NEWBIE!!!  I LOVE THIS!!!!!  You are awesome and so is your drawing!!!!  I am smiling so big right now! I didn't know there would be anyone out there who would have such a personal connection to a similar cause.  

I have never actually used a soap stamp so I'll have to figure this out.  Do you just stamp the tops of freshly unmolded soft soap, one bar at a time?  Of do you need to have multiple stamps and pour over them? It seems like such a silly question.    But I better get it figured out because the clock is ticking; my friend heads to Africa in February and her fundraiser will be some time before then.


----------



## CaraBou (Nov 2, 2013)

My Mountain Soaps, Great ideas, thanks for sharing.  I wondered about making a mold too.  In fact I've looked at the hobby shops in town to see if I find a kit, but to no avail.  I have seen some elephant molds on line that I could order but I'd have to get a bunch and that doesn't really appeal to me.  That's when the footprint came to me, since that would start with a round mold (which I don't have either, but could go buy pvc or pringles, right?)


----------



## CaraBou (Nov 2, 2013)

My FIL is a tool and dye guy and owns a machine shop.  I wonder if he could make me a stamp or if the equipment is way too different.


----------



## My Mountain Soaps (Nov 3, 2013)

if doing a circle mold like for a foot print you say, you could experiment with a pie plate, fill it with moist sand or brown sugar even, and compress it really really hard. carve out your image, line it with saran wrap, and pour away. I have heard of other people doing similar things. That technique is also great to use for stepping stone, using concrete of course. I would use something larger than a pie pan for stepping stones though


----------



## newbie (Nov 3, 2013)

CaraBou, do you know, I haven't been on the forum for over a month. I just popped on today and saw the headline of your post and then- poof! There it was!! I donate to the Elephant Sanctuary in Tennessee and the elephant from the Madison Zoo, Winkie, whom I had seen a number of times, was accepted there and now lives there. SHe hasn't gotten the best press and is one of their more troubled girls but she is in a good place and getting better. I was quite surprised to see your desire to make a soap for an elephant cause because I previously had dreamed of doing a soap for each elephant there and then seeing if they could sell them. However, I'm not going to be a seller. I'm not a business person, so now, maybe I can feel a little gratified through you.
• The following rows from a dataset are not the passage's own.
class ConvDesc(C.Structure):
# ... 102 lines not shown
    "vlnce_adaptive_avgpool_bwd": (_I, [_P, _P, _I, _I, _I, _I, _I, _I, _P]),
    "vlnce_rnn_seq_supported": (_I, [_I, _I]),
    "vlnce_rnn_seq_fwd": (_I, [_I, _I, _P, _P, _P, _P, _P, _P, _P, _P, _I, _I, _I, _P]),
    "vlnce_rnn_seq_bwd": (_I, [_I, _I, _P, _P, _P, _P, _P, _P, _P, _P, _P, _I, _I, _I, _P]),
    "vlnce_option_count": (_I, []),
    "vlnce_option_index": (_I, [C.c_char_p]),
    "vlnce_linear_rows_supported": (_I, [_I, _I, _I]),
    "vlnce_linear_rows_fwd": (_I, [_P, _I, _P, _I, _P, _I, _P, _I, _I, _I, _I, _P]),
    "vlnce_linear_rows_bwd": (_I, [_P, _I, _P, _I, _P, _I, _P, _I, _I, _P, _P, _P, _I, _I, _I, _P]),
    "vlnce_rnn_seq_fwd2": (_I, [_I, _I, _P, _P, _P, _P, _P, _P, _L, _L, _P, _P, _P, _I, _I, _I, _P]),
    "vlnce_rnn_seq_bwd2": (_I, [_I, _I, _P, _P, _P, _P, _P, _P, _L, _L, _P, _P, _P, _P, _I, _I, _I, _P]),
    "vlnce_rnn_seq_wgrad": (_I, [_I, _I, _I, _P, _P, _P, _P, _I, _I, _P, _P, _P, _P, _P, _P, _I, _I, _I, _P]),
    "vlnce_group_norm_small": (_I, [_P, _I, _I, _I, _I, _P, _P, _F, _P, _I, _P, _P]),
    "vlnce_gru_rollout_supported": (_I, [_I, _I]),
    "vlnce_gru_rollout_workspace_bytes": (C.c_long, [_I, _I]),
    "vlnce_gru_rollout_fwd": (_I, [_P, _P, _P, _P, _P, _P, _P, _P, _P, _P, _I, _I, _I, _P]),
    "vlnce_gru_rollout_bwd": (_I, [_P, _P, _P, _P, _P, _P, _P, _P, _P, _P, _P, _I, _I, _I, _P]),
    "vlnce_rnn_step_supported": (_I, [_I, _I, _I]),
    "vlnce_rnn_step_fwd": (_I, [_I, _P, _P, _P, _P, _P, _P, _P, _P, _P, _P, _I, _I, _P]),
    "vlnce_rnn_step_bwd": (_I, [_I, _P, _P, _P, _P, _P, _P, _P, _P, _P, _P, _P, _P, _P, _I, _I, _P]),
    "vlnce_select_rows": (_I, [_P, _P, _P, _P, _I, _I, _P]),
    "vlnce_act_bwd": (_I, [_P, _P, _P, _L, _I, _P]),
}


def exported_symbols():
    return sorted(_SIGNATURES)


def load_cdll(path=LIB_PATH):
    if not os.path.exists(path):
        raise RuntimeError(
            f"{path} not found: build it with `python __graft_entry__.py` (hipcc, gfx950). "
            "The VLN-CE policy path has no CPU fallback."
        )
    dll = C.CDLL(path)
    for name, (res, args) in _SIGNATURES.items():
        fn = getattr(dll, name)
        fn.restype = res
        fn.argtypes = args
    return dll


class _CallState(threading.local):
    dev = None
    restore = None


_CALL = _CallState()


def _ptr(t):
    if t is None:
        return None
    if not t.is_cuda:
        raise RuntimeError("libvlnce_hip: tensor is not on a GPU (no CPU fallback)")
    idx = t.device.index
    if _CALL.dev is None:
        _CALL.dev = idx
    elif _CALL.dev != idx:
        first, _CALL.dev = _CALL.dev, None
        raise RuntimeError(f"libvlnce_hip: tensors of one call live on cuda:{first} and "
                           f"cuda:{idx}")
    return t.data_ptr()


def _stream():
    dev, _CALL.dev = _CALL.dev, None
    if dev is None:
        return torch.cuda.current_stream().cuda_stream
    cur = torch.cuda.current_device()
    if dev != cur:
        _CALL.restore = cur
        torch.cuda.set_device(dev)
    return torch.cuda.current_stream(dev).cuda_stream


def _leave_device():
    if _CALL.restore is not None:
        cur, _CALL.restore = _CALL.restore, None
        torch.cuda.set_device(cur)


class HipLib:

    name = "hip"

    ABI = 143

    def __init__(self, path=LIB_PATH):
        self.dll = load_cdll(path)
        have = int(self.dll.vlnce_version())
        if have != self.ABI:
            raise RuntimeError(f"{path} has ABI {have}, this package binds ABI {self.ABI}: "
                               "rebuild it (python __graft_entry__.py)")

        self._conv_math = None
        self._tls = threading.local()
        self._options_from_env()

    OPTION_NAMES = ("conv_math", "p3", "p3_tile", "s3", "u3", "u3_waves", "x3_tile", "igemm_tile",
                    "igemm_nobuf", "igemm_no_splitk", "wgrad_tile", "rollout_one_xcd", "m3")

    def _options_from_env(self):
        for name in self.OPTION_NAMES:
            v = os.environ.get("VLNCE_" + name.upper())
            if v is None:
                continue
            if name == "conv_math":
                v = {"f32": 0, "0": 0, "bf16": 1, "1": 1, "f16": 2, "2": 2}.get(v.strip().lower(), v)
            elif name in ("igemm_nobuf", "igemm_no_splitk"):
                v = 0 if v in ("", "0") else 1
            try:
                v = int(v)
            except ValueError:
                import warnings
                warnings.warn(f"VLNCE_{name.upper()}={v!r} is not an integer: ignored "
                              f"(the option keeps its default)")
                continue
            self.set_option(name, v)

    def set_option(self, name, value):
        self._check(self.dll.vlnce_set_option(name.encode(), int(value)), "vlnce_set_option")
        if name == "conv_math":
            self._conv_math = int(value)

    def plane_format(self, options=None):
        v = None
        if options:
            v = options.get("conv_math")
        if v is None:
            sc = getattr(self._tls, "scoped", None)
            if sc:
                v = sc.get("conv_math")
        if v is None or v < 0:
            v = self._conv_math
            if v is None:
                v = self._conv_math = self.get_option("conv_math")
        return 2 if v == 2 else 1

    def get_option(self, name):
        v = _I(0)
        self._check(self.dll.vlnce_get_option(name.encode(), C.byref(v)), "vlnce_get_option")
        return v.value

    def option_default(self, name):
        v = _I(0)
        self._check(self.dll.vlnce_option_default(name.encode(), C.byref(v)), "vlnce_option_default")
        return v.value

    PER_LAUNCH = ("conv_math", "p3", "p3_tile", "s3", "u3", "u3_waves", "x3_tile", "m3")

    def _launch_options(self, overrides):
        if not overrides:
            return None
        arr = (C.c_int * int(self.dll.vlnce_option_count()))(*([-1] * int(self.dll.vlnce_option_count())))
        for name, v in overrides.items():
            i = int(self.dll.vlnce_option_index(name.encode()))
            if i < 0:
                raise RuntimeError(f"unknown dispatch option {name!r}")
            arr[i] = int(v)
        return arr

    def options(self, **kw):
        lib = self
        unknown = [k for k in kw if k not in self.OPTION_NAMES]
        if unknown:
            raise RuntimeError(f"unknown dispatch option(s) {unknown}")

        class _Scope:
            def __enter__(self_inner):
                self_inner.prev = getattr(lib._tls, "scoped", None)
                scoped = dict(self_inner.prev or {})
                scoped.update({k: v for k, v in kw.items() if k in lib.PER_LAUNCH})
                lib._tls.scoped = scoped or None
                self_inner.old = {k: lib.get_option(k) for k in kw if k not in lib.PER_LAUNCH}
                for k in self_inner.old:
                    lib.set_option(k, kw[k])
                return lib

            def __exit__(self_inner, *exc):
                lib._tls.scoped = self_inner.prev
                for k, v in self_inner.old.items():
                    lib.set_option(k, v)
                return False
# ... 338 lines not shown

    def gn_bwd_workspace_floats(self, Nimg, HW, Cc, groups):
        return int(self.dll.vlnce_gn_bwd_workspace_floats(Nimg, HW, Cc, groups))

    def gn_bwd(self, dy, y, x, mean, rstd, gamma, Nimg, HW, Cc, groups, relu, dx, dres, dgamma,
               dbeta, workspace, pow2=None):
        self._check(self.dll.vlnce_gn_bwd(_ptr(dy), _ptr(y), _ptr(x), _ptr(mean), _ptr(rstd),
                                          _ptr(gamma), Nimg, HW, Cc, groups, int(relu), _ptr(dx),
                                          _ptr(dres), _ptr(dgamma), _ptr(dbeta), _ptr(workspace),
                                          _ptr(pow2), pow2.size(1) if pow2 is not None else 0,
                                          _stream()), "vlnce_gn_bwd")

    def maxpool3x3s2_argmax(self, x, y, argmax, N, H, W, Cc, Ho, Wo):
        self._check(self.dll.vlnce_maxpool3x3s2_argmax(_ptr(x), _ptr(y), _ptr(argmax), N, H, W, Cc,
                                                       Ho, Wo, _stream()),
                    "vlnce_maxpool3x3s2_argmax")

    def maxpool3x3s2_bwd(self, dy, argmax, dx, N, H, W, Cc, Ho, Wo):
        self._check(self.dll.vlnce_maxpool3x3s2_bwd(_ptr(dy), _ptr(argmax), _ptr(dx), N, H, W, Cc,
                                                    Ho, Wo, _stream()), "vlnce_maxpool3x3s2_bwd")

    def adaptive_avgpool_bwd(self, dy, dx, N, H, W, Cc, OH, OW):
        self._check(self.dll.vlnce_adaptive_avgpool_bwd(_ptr(dy), _ptr(dx), N, H, W, Cc, OH, OW,
                                                        _stream()), "vlnce_adaptive_avgpool_bwd")

    @staticmethod
    def _parr(ts, n):
        if ts is None:
            return None
        arr = (C.c_void_p * 2)()
        for i in range(n):
            arr[i] = _ptr(ts[i])
        return arr

    def rnn_seq_supported(self, kind, H):
        return bool(self.dll.vlnce_rnn_seq_supported(kind, H))

    def rnn_seq_fwd(self, kind, dirs, gi, w_hh, b_hh, lengths, out, h_final, gates_save, aux_save,
                    B, Lm, H):
        pa = self._parr
        self._check(self.dll.vlnce_rnn_seq_fwd(
            kind, dirs, pa(gi, dirs), pa(w_hh, dirs), pa(b_hh, dirs), _ptr(lengths), pa(out, dirs),
            pa(h_final, dirs), pa(gates_save, dirs), pa(aux_save, dirs), B, Lm, H, _stream()),
            "vlnce_rnn_seq_fwd")

    def rnn_seq_bwd(self, kind, dirs, w_hh_t, lengths, out, gates_save, aux_save, dout, dh_final,
                    dgi, dgh, B, Lm, H):
        pa = self._parr
        self._check(self.dll.vlnce_rnn_seq_bwd(
            kind, dirs, pa(w_hh_t, dirs), _ptr(lengths), pa(out, dirs), pa(gates_save, dirs),
            pa(aux_save, dirs), pa(dout, dirs), pa(dh_final, dirs), pa(dgi, dirs), pa(dgh, dirs),
            B, Lm, H, _stream()), "vlnce_rnn_seq_bwd")

    def linear_rows_supported(self, M, N, K):
        return bool(self.dll.vlnce_linear_rows_supported(M, N, K))

    def linear_rows_fwd(self, x, ldx, w, ldw, bias, act, y, ldy, M, N, K):
        self._check(self.dll.vlnce_linear_rows_fwd(_ptr(x), ldx, _ptr(w), ldw, _ptr(bias), act, _ptr(y),
                                                   ldy, M, N, K, _stream()), "vlnce_linear_rows_fwd")

    def linear_rows_bwd(self, x, ldx, w, ldw, dy, lddy, y, ldy, act, dx, dw, db, M, N, K):
        self._check(self.dll.vlnce_linear_rows_bwd(_ptr(x), ldx, _ptr(w), ldw, _ptr(dy), lddy, _ptr(y),
                                                   ldy, act, _ptr(dx), _ptr(dw), _ptr(db), M, N, K,
                                                   _stream()), "vlnce_linear_rows_bwd")

    def rnn_seq_fwd2(self, kind, dirs, gi, w_hh, b_hh, lengths, out_tm, seq, seq_st, seq_sb, h_final,
                     gates_save, aux_save, B, Lm, H):
        pa = self._parr
        self._check(self.dll.vlnce_rnn_seq_fwd2(
            kind, dirs, pa(gi, dirs), pa(w_hh, dirs), pa(b_hh, dirs), _ptr(lengths), pa(out_tm, dirs),
            _ptr(seq), seq_st, seq_sb, pa(h_final, dirs), pa(gates_save, dirs), pa(aux_save, dirs),
            B, Lm, H, _stream()), "vlnce_rnn_seq_fwd2")

    def rnn_seq_bwd2(self, kind, dirs, w_hh, lengths, out_tm, gates_save, aux_save, dseq, dseq_st,
                     dseq_sb, dout_ws, dh_final, dgi, dgh, B, Lm, H):
        pa = self._parr
        self._check(self.dll.vlnce_rnn_seq_bwd2(
            kind, dirs, pa(w_hh, dirs), _ptr(lengths), pa(out_tm, dirs), pa(gates_save, dirs),
            pa(aux_save, dirs), _ptr(dseq), dseq_st, dseq_sb, _ptr(dout_ws), pa(dh_final, dirs),
            pa(dgi, dirs), pa(dgh, dirs), B, Lm, H, _stream()), "vlnce_rnn_seq_bwd2")

    def rnn_seq_wgrad(self, kind, dirs, dgi, dgh, out_tm, x_tm, ldx, E, w_ih, dw_ih, dw_hh, db_ih,
                      db_hh, dx_tm, B, Lm, H, first_dir=0):
        pa = self._parr
        self._check(self.dll.vlnce_rnn_seq_wgrad(
            kind, dirs, first_dir, pa(dgi, dirs), pa(dgh, dirs), pa(out_tm, dirs), _ptr(x_tm), ldx, E,
            pa(w_ih, dirs), pa(dw_ih, dirs), pa(dw_hh, dirs), pa(db_ih, dirs), pa(db_hh, dirs),
            _ptr(dx_tm), B, Lm, H, _stream()), "vlnce_rnn_seq_wgrad")

    def group_norm_small(self, x, N, HW, Cc, groups, gamma, beta, eps, residual, act, y):
        self._check(self.dll.vlnce_group_norm_small(
            _ptr(x), N, HW, Cc, groups, _ptr(gamma), _ptr(beta), eps, _ptr(residual), act, _ptr(y),
            _stream()), "vlnce_group_norm_small")

    def gru_rollout_supported(self, N, H):
        if os.environ.get("VLNCE_GRU_ROLLOUT", "1") == "0":
            return False
        return bool(self.dll.vlnce_gru_rollout_supported(N, H))

    def gru_rollout_workspace_bytes(self, N, H):
        return int(self.dll.vlnce_gru_rollout_workspace_bytes(N, H))

    def gru_rollout_fwd(self, gi, h0, mask, w_hh, b_hh, hp, out, gates, aux, workspace, T, N, H):
        self._check(self.dll.vlnce_gru_rollout_fwd(
            _ptr(gi), _ptr(h0), _ptr(mask), _ptr(w_hh), _ptr(b_hh), _ptr(hp), _ptr(out),
            _ptr(gates), _ptr(aux), _ptr(workspace), T, N, H, _stream()), "vlnce_gru_rollout_fwd")

    def gru_rollout_bwd(self, dout, dh_final, gates, aux, hp, mask, w_hh_t, dgi, dgh, dh0,
                        workspace, T, N, H):
        self._check(self.dll.vlnce_gru_rollout_bwd(
            _ptr(dout), _ptr(dh_final), _ptr(gates), _ptr(aux), _ptr(hp), _ptr(mask),
            _ptr(w_hh_t), _ptr(dgi), _ptr(dgh), _ptr(dh0), _ptr(workspace), T, N, H, _stream()),
            "vlnce_gru_rollout_bwd")

    def rnn_step_supported(self, N, H, lstm):
        if os.environ.get("VLNCE_RNN_STEP_FUSED", "1") == "0":
            return False
        return bool(self.dll.vlnce_rnn_step_supported(N, H, int(lstm)))

    def rnn_step_fwd(self, lstm, gi, h_prev, c_prev, mask, w_hh, b_hh, hp_out, h_out, aux_out,
                     gates_out, N, H):
        self._check(self.dll.vlnce_rnn_step_fwd(
            int(lstm), _ptr(gi), _ptr(h_prev), _ptr(c_prev), _ptr(mask), _ptr(w_hh), _ptr(b_hh),
            _ptr(hp_out), _ptr(h_out), _ptr(aux_out), _ptr(gates_out), N, H, _stream()),
            "vlnce_rnn_step_fwd")

    def rnn_step_bwd(self, lstm, dout, carry, dc, gates, aux, hp, c_prev, mask, w_hh_t, dgi, dgh,
                     acc0, dc_prev, N, H):
        self._check(self.dll.vlnce_rnn_step_bwd(
            int(lstm), _ptr(dout), _ptr(carry), _ptr(dc), _ptr(gates), _ptr(aux), _ptr(hp),
            _ptr(c_prev), _ptr(mask), _ptr(w_hh_t), _ptr(dgi), _ptr(dgh), _ptr(acc0),
            _ptr(dc_prev), N, H, _stream()), "vlnce_rnn_step_bwd")

    def select_rows(self, mask, a, b, out, B, H):
        self._check(self.dll.vlnce_select_rows(_ptr(mask), _ptr(a), _ptr(b), _ptr(out), B, H,
                                               _stream()), "vlnce_select_rows")

    def embedding_bwd(self, tokens, grad_rows, grad_weight, padding_idx):
        self._check(self.dll.vlnce_embedding_bwd(_ptr(tokens), _ptr(grad_rows), _ptr(grad_weight),
                                                 tokens.numel(), grad_weight.size(1),
                                                 -1 if padding_idx is None else int(padding_idx),
                                                 grad_weight.size(0), _stream()),
                    "vlnce_embedding_bwd")

    def act_bwd(self, dy, y, dz, n, act):
        self._check(self.dll.vlnce_act_bwd(_ptr(dy), _ptr(y), _ptr(dz), n, act, _stream()),
                    "vlnce_act_bwd")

To stamp soaps, you do have to do them one at a time, but you can do them in a short amount of time. I usually wait a few days after cutting so they are a little harder, then position the stamp and pound it lightly with a hammer if I can find it, or the back of my small cast iron frying pan if I can't. You may want  to practice on your end piece or least important bar first to see how hard to tap and how many times, to get the stamp fully in the soap but not so indented that you're squashing it. It doesn't take long to figure it out. THen you stamp away and it takes little time to do quite a few. 

THe stamps are made of resin that isn't affected by the pH of soap and they are set to go to a certain depth. It comes on a wooden handle so is reusable for a long time. THat way, you can make a loaf, cut numerous bars and stamp the ones you want and you don't have to make each soap individually necessarily. 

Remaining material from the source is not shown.